_Entries shown_.
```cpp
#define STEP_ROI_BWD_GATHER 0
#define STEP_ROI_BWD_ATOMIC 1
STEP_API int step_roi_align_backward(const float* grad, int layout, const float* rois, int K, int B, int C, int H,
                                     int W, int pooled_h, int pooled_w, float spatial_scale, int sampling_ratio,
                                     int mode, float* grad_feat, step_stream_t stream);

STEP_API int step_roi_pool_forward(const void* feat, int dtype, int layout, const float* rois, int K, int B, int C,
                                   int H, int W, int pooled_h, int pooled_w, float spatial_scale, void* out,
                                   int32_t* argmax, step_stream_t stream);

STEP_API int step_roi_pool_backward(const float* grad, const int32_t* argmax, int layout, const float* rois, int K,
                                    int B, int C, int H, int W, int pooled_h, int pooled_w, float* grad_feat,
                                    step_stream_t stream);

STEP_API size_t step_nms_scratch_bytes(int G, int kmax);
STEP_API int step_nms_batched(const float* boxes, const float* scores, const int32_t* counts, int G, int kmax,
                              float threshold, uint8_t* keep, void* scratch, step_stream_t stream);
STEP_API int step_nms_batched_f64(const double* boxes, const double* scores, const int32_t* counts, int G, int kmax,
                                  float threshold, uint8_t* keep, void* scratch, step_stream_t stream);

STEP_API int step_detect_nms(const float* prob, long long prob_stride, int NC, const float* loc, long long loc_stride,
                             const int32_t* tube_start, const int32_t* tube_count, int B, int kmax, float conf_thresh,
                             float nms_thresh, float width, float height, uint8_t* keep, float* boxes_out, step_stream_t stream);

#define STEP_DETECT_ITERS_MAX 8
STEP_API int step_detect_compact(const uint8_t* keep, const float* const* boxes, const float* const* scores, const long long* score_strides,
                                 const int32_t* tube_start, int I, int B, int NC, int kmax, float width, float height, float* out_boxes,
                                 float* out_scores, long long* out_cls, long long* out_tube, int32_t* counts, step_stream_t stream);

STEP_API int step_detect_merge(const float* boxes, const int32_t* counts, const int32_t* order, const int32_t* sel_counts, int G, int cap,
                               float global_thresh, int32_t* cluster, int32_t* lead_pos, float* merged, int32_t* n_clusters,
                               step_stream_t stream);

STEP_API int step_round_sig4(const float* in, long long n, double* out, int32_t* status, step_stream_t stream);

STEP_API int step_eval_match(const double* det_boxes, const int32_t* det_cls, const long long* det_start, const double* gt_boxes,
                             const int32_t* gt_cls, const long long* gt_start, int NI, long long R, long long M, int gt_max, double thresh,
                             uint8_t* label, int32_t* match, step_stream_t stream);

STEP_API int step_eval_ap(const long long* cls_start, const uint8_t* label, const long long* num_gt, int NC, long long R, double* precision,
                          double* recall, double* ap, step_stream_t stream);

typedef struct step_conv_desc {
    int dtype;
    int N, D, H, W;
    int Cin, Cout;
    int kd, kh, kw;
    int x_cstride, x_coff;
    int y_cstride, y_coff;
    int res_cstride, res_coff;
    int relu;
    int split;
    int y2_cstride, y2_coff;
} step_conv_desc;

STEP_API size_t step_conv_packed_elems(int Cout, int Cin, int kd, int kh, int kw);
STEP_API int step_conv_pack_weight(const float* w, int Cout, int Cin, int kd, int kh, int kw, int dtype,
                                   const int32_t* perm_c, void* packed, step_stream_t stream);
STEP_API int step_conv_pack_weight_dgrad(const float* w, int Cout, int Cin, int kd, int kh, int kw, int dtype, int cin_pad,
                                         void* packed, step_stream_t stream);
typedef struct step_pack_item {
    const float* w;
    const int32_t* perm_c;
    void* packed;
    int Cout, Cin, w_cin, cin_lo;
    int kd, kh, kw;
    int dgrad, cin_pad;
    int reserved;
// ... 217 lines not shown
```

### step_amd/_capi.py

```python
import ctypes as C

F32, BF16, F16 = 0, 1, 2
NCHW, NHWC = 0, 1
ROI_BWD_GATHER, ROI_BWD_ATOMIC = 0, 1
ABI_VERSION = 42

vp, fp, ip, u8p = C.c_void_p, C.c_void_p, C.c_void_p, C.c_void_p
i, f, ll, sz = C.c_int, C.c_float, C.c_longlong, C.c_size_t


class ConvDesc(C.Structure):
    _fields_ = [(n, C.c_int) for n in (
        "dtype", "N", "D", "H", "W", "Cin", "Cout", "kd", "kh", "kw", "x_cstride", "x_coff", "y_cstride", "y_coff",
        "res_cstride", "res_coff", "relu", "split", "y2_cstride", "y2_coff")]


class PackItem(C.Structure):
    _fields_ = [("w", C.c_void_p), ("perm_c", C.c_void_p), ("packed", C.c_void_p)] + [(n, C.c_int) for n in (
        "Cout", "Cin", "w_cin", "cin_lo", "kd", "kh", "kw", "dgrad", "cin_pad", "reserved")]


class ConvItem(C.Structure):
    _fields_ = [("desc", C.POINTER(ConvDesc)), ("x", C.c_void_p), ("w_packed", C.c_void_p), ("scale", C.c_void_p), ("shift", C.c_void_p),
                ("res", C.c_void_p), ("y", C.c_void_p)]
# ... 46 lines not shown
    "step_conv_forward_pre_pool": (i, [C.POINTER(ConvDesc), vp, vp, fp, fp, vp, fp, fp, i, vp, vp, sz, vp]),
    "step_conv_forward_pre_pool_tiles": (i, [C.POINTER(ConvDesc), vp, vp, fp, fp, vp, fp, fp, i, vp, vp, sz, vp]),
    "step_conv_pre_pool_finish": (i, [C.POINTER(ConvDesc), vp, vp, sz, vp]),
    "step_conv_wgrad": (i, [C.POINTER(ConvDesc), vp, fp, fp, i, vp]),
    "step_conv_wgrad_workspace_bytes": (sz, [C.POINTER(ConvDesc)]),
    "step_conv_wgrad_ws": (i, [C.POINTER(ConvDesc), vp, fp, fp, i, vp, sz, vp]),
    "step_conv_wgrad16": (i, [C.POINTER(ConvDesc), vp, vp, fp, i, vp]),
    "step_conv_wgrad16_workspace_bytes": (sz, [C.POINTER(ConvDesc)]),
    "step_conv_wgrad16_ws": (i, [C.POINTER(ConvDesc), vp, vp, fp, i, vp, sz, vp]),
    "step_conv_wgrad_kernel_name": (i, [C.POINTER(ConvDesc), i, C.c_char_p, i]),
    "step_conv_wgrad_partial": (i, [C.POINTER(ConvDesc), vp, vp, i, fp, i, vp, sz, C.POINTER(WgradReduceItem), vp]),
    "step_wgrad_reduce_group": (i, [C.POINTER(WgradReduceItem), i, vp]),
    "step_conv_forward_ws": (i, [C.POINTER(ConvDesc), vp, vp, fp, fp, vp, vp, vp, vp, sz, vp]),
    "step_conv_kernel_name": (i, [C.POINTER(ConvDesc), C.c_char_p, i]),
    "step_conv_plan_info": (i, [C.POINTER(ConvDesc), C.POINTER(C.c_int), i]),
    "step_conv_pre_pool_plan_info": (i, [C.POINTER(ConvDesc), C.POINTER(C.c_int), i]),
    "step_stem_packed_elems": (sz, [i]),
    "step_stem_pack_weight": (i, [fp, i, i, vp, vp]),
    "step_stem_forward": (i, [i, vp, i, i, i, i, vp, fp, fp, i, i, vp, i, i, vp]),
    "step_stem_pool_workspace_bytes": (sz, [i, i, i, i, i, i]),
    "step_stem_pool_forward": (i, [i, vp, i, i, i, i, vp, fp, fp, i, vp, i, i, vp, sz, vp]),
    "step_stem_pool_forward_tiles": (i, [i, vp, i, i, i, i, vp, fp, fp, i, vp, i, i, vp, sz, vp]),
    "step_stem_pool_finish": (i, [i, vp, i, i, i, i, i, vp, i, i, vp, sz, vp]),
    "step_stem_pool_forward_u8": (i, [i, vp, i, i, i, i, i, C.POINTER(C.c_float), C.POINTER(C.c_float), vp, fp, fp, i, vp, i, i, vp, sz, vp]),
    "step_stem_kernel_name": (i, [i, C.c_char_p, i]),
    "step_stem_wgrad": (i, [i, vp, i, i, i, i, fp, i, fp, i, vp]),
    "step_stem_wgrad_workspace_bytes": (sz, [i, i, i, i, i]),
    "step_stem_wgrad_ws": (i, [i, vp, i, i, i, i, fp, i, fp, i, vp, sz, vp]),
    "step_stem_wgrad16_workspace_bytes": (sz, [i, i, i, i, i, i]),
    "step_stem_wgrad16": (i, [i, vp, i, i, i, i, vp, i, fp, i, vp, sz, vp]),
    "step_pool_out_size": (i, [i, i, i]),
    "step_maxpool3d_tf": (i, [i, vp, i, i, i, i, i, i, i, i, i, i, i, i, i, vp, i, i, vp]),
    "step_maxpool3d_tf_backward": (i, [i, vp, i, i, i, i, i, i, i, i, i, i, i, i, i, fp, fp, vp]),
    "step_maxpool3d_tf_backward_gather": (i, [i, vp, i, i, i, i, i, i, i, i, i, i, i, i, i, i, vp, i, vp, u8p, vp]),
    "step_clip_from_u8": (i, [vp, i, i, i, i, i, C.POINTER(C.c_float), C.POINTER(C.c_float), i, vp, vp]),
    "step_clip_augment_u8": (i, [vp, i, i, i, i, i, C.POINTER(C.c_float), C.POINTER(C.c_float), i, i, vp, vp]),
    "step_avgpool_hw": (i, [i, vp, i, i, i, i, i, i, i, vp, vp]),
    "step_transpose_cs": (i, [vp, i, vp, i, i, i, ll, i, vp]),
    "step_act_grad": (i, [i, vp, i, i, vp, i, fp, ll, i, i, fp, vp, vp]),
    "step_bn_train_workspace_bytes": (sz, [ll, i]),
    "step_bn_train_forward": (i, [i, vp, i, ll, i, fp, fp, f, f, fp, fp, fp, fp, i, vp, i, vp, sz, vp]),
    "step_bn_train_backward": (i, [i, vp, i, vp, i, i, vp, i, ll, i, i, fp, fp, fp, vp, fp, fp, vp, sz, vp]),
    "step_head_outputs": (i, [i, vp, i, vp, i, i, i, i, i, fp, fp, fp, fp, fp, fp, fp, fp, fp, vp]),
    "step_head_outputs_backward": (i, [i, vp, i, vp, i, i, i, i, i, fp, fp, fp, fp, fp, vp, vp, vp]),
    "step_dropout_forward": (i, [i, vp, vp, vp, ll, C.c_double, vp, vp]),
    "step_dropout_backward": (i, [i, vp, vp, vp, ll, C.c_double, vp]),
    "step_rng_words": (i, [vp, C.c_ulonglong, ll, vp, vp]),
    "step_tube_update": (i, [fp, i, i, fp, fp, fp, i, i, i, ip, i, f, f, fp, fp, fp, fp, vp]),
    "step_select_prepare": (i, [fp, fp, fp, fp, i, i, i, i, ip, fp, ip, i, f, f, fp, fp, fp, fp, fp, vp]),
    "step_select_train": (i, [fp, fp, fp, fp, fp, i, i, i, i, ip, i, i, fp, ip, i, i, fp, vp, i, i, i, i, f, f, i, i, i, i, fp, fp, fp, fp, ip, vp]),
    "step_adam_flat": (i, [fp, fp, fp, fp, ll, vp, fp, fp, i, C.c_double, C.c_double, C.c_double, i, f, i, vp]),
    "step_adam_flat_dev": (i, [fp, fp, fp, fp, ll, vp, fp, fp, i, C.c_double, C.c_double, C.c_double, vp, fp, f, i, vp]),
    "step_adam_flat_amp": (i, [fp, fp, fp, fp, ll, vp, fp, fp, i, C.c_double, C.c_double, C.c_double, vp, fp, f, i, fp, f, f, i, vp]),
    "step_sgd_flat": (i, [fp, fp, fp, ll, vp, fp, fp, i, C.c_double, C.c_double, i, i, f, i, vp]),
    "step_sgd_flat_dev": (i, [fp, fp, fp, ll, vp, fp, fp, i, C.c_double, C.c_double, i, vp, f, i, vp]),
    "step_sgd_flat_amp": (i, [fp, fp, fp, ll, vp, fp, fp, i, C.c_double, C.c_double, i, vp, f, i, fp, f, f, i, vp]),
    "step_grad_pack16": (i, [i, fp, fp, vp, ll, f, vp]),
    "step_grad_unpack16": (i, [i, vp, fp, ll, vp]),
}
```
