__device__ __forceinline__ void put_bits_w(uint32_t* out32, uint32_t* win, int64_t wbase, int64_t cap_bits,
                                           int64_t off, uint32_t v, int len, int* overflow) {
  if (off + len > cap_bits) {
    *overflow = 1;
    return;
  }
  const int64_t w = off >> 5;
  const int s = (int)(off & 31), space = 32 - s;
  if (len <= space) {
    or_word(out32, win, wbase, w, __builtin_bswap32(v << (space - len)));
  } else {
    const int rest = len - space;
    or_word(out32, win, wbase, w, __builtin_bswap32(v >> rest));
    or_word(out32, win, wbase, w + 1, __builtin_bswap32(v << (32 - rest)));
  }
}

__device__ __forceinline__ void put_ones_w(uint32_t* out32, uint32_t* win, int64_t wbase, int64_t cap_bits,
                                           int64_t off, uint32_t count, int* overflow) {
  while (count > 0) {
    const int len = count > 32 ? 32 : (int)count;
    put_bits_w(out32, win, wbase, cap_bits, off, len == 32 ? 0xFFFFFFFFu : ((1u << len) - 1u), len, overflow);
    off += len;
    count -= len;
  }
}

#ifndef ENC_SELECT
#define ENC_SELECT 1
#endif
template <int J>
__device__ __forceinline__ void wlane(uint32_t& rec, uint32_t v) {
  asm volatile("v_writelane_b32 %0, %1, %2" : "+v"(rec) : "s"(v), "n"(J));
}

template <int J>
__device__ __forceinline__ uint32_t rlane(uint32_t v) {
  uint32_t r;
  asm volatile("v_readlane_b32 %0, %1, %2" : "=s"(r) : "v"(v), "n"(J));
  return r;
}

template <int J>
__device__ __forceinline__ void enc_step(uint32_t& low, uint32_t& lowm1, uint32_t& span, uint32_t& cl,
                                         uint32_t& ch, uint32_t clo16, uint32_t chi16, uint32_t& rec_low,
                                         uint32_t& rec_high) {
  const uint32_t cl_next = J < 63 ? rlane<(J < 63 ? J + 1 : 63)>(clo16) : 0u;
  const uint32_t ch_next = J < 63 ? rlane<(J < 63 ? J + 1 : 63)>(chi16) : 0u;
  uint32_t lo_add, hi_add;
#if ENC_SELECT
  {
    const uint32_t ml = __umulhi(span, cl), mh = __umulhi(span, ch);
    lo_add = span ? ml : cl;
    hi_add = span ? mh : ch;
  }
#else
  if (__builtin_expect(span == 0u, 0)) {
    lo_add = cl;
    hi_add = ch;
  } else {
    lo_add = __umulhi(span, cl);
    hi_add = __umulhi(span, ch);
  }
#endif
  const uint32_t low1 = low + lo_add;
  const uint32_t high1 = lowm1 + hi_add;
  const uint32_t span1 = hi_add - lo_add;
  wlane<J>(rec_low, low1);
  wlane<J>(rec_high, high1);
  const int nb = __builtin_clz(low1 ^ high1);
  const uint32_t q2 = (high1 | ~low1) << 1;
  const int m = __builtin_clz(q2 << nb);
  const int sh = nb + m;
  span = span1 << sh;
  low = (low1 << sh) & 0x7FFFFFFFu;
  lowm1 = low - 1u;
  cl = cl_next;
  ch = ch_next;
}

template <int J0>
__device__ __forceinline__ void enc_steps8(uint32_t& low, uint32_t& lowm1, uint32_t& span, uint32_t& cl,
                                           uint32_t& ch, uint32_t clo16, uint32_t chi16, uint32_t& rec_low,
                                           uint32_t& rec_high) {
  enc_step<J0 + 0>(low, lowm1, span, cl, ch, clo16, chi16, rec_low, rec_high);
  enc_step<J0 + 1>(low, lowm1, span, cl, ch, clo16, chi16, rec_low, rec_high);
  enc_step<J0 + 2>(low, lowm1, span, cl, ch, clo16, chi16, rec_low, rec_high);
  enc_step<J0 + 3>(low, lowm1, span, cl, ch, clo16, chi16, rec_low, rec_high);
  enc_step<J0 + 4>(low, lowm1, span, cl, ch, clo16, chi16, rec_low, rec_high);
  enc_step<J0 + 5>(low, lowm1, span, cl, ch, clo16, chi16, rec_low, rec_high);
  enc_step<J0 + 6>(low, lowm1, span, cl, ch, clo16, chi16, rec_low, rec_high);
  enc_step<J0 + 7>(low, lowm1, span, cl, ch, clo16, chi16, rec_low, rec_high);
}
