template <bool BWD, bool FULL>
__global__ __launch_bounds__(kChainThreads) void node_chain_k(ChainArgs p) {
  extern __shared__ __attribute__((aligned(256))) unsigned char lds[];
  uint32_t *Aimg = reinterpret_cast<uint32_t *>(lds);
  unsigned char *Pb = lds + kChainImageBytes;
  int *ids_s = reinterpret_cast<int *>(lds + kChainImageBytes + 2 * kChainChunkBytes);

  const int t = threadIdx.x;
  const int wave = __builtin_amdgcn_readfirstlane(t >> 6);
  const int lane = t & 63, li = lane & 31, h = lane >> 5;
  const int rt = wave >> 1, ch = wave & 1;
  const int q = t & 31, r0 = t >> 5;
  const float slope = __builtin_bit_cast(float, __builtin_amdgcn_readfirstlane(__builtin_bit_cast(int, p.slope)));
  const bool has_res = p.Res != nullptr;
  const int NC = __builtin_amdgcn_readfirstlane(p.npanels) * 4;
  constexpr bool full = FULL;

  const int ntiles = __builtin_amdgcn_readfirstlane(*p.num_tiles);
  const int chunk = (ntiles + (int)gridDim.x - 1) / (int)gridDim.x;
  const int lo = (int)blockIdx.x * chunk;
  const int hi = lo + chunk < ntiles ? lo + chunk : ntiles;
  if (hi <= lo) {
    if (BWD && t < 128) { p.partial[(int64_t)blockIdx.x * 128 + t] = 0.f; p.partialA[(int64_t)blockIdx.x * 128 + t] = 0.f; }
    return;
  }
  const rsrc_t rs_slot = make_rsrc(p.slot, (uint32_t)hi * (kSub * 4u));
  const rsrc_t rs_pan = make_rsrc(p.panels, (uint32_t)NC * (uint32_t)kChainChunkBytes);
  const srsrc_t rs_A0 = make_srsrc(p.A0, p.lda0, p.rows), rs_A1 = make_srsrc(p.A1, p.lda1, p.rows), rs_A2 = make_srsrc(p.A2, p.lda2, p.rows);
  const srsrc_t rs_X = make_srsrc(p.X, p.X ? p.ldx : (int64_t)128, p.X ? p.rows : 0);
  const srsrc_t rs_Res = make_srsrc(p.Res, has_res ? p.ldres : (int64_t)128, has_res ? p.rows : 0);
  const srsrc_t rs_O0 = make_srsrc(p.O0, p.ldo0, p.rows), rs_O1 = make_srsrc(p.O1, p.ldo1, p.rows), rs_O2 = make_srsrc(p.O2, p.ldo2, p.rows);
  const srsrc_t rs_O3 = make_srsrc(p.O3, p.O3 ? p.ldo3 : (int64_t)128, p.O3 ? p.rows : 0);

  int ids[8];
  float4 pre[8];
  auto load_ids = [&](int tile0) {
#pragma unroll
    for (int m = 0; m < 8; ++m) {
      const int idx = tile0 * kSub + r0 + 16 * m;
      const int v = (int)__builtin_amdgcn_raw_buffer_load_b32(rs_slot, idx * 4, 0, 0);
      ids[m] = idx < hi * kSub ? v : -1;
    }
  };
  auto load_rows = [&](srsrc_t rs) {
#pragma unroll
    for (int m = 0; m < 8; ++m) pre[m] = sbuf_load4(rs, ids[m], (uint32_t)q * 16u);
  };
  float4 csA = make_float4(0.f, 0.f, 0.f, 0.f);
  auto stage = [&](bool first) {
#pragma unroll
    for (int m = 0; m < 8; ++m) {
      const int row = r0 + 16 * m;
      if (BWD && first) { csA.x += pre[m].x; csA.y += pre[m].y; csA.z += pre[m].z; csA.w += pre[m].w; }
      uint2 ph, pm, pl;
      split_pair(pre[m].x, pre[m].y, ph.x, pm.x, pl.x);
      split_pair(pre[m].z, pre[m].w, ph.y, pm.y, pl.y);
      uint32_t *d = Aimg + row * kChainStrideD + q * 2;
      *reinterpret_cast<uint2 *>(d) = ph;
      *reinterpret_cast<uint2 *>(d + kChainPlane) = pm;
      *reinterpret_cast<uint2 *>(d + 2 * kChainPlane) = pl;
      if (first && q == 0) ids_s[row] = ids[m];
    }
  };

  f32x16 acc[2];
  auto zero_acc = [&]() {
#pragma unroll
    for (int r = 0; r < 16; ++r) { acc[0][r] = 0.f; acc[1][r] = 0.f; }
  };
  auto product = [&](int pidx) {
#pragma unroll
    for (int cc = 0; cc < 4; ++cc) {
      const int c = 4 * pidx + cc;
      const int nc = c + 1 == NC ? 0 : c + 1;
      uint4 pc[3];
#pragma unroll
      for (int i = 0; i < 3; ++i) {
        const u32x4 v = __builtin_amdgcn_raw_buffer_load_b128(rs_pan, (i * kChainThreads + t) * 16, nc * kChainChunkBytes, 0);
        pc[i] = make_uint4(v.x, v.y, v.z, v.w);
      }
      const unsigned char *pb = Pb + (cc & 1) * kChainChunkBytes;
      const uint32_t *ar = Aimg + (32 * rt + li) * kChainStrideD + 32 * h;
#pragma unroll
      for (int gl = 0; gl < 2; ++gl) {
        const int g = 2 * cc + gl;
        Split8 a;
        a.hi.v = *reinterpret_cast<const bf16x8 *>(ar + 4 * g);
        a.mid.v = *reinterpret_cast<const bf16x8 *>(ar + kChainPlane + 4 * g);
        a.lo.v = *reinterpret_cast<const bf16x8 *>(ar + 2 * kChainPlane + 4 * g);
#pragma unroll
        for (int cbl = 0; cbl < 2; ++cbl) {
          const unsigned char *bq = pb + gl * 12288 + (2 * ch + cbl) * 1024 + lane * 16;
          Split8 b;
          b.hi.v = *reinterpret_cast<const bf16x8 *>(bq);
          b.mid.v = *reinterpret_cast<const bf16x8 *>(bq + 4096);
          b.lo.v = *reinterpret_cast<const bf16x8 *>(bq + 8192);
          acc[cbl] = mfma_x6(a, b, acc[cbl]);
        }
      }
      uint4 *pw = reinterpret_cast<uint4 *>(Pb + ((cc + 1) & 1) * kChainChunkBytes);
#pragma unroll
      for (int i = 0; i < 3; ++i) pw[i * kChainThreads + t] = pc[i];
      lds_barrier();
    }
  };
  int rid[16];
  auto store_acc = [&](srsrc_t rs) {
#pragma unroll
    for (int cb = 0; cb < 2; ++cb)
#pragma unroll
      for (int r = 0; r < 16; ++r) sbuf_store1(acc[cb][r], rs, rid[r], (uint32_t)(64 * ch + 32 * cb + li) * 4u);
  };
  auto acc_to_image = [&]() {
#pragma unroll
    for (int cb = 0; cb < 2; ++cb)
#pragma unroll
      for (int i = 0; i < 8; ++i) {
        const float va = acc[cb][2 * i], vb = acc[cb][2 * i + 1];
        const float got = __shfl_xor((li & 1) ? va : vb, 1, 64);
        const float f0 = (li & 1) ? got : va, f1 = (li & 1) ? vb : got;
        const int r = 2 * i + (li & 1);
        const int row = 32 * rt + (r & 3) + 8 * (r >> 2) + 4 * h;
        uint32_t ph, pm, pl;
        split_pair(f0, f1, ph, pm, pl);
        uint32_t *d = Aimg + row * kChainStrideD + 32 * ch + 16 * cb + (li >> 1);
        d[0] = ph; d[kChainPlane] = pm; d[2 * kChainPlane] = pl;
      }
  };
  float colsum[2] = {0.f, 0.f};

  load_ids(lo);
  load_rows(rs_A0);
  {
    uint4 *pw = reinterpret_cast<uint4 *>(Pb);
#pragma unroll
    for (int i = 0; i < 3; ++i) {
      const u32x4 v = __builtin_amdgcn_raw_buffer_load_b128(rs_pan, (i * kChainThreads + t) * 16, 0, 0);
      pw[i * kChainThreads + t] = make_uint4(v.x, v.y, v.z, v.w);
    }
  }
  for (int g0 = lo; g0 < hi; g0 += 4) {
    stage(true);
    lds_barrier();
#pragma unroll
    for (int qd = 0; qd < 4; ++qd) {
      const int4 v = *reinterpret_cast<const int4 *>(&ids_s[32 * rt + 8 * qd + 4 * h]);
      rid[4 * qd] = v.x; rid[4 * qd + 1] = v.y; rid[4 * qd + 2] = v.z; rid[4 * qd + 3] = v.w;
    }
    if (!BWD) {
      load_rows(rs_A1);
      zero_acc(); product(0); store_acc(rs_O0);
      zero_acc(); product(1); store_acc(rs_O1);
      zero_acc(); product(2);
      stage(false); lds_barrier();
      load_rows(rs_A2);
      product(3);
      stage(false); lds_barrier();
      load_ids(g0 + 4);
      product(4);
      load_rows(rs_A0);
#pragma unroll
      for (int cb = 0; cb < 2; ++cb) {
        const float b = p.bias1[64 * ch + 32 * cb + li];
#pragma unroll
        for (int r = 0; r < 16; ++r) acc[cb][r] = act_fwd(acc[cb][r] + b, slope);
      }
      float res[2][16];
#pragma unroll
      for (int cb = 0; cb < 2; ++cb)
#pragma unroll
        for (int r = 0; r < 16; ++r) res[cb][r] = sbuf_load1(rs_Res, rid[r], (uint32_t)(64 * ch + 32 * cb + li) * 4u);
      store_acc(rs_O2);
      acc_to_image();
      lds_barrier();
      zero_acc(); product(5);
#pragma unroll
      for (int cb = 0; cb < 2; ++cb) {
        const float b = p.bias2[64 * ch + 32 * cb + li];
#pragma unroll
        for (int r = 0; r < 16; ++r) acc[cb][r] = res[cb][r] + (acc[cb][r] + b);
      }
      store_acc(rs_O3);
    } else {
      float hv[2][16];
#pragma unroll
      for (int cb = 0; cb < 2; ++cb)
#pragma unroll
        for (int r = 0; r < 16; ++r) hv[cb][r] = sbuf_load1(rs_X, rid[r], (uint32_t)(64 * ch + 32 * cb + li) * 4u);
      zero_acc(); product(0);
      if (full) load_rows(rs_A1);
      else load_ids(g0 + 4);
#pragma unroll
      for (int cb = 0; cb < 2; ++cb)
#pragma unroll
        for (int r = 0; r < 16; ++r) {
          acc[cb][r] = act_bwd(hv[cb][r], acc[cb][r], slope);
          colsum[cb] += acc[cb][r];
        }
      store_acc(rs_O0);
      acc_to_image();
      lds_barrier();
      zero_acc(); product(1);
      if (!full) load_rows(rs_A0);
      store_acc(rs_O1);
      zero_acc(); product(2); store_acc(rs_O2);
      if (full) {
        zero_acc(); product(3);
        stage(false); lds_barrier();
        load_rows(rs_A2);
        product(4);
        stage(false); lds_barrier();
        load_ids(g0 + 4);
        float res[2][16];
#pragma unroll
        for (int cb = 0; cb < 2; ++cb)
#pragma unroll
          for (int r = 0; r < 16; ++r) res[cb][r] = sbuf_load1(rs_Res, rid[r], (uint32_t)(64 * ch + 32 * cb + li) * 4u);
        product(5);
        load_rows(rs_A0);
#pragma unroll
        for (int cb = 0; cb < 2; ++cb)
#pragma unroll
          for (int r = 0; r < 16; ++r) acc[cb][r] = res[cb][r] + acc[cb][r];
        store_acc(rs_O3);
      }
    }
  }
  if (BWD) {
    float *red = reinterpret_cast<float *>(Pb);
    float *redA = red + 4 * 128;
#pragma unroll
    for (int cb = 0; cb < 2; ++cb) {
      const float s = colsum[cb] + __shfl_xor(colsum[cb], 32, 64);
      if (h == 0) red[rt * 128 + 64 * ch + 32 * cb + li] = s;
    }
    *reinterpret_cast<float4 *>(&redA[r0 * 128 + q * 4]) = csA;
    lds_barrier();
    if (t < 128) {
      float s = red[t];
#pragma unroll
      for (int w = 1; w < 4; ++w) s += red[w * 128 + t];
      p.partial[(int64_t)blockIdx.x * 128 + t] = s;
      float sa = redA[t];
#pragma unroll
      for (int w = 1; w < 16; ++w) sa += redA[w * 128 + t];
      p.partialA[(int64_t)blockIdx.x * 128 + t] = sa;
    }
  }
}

_What you have to do_.
Copy out, exactly and alone, the lines of the entries above between the ones holding "const int hi" and "const rsrc_t rs_pan", inclusive.

_Output for this task_.
  const int hi = lo + chunk < ntiles ? lo + chunk : ntiles;
  if (hi <= lo) {
    if (BWD && t < 128) { p.partial[(int64_t)blockIdx.x * 128 + t] = 0.f; p.partialA[(int64_t)blockIdx.x * 128 + t] = 0.f; }
    return;
  }
  const rsrc_t rs_slot = make_rsrc(p.slot, (uint32_t)hi * (kSub * 4u));
  const rsrc_t rs_pan = make_rsrc(p.panels, (uint32_t)NC * (uint32_t)kChainChunkBytes);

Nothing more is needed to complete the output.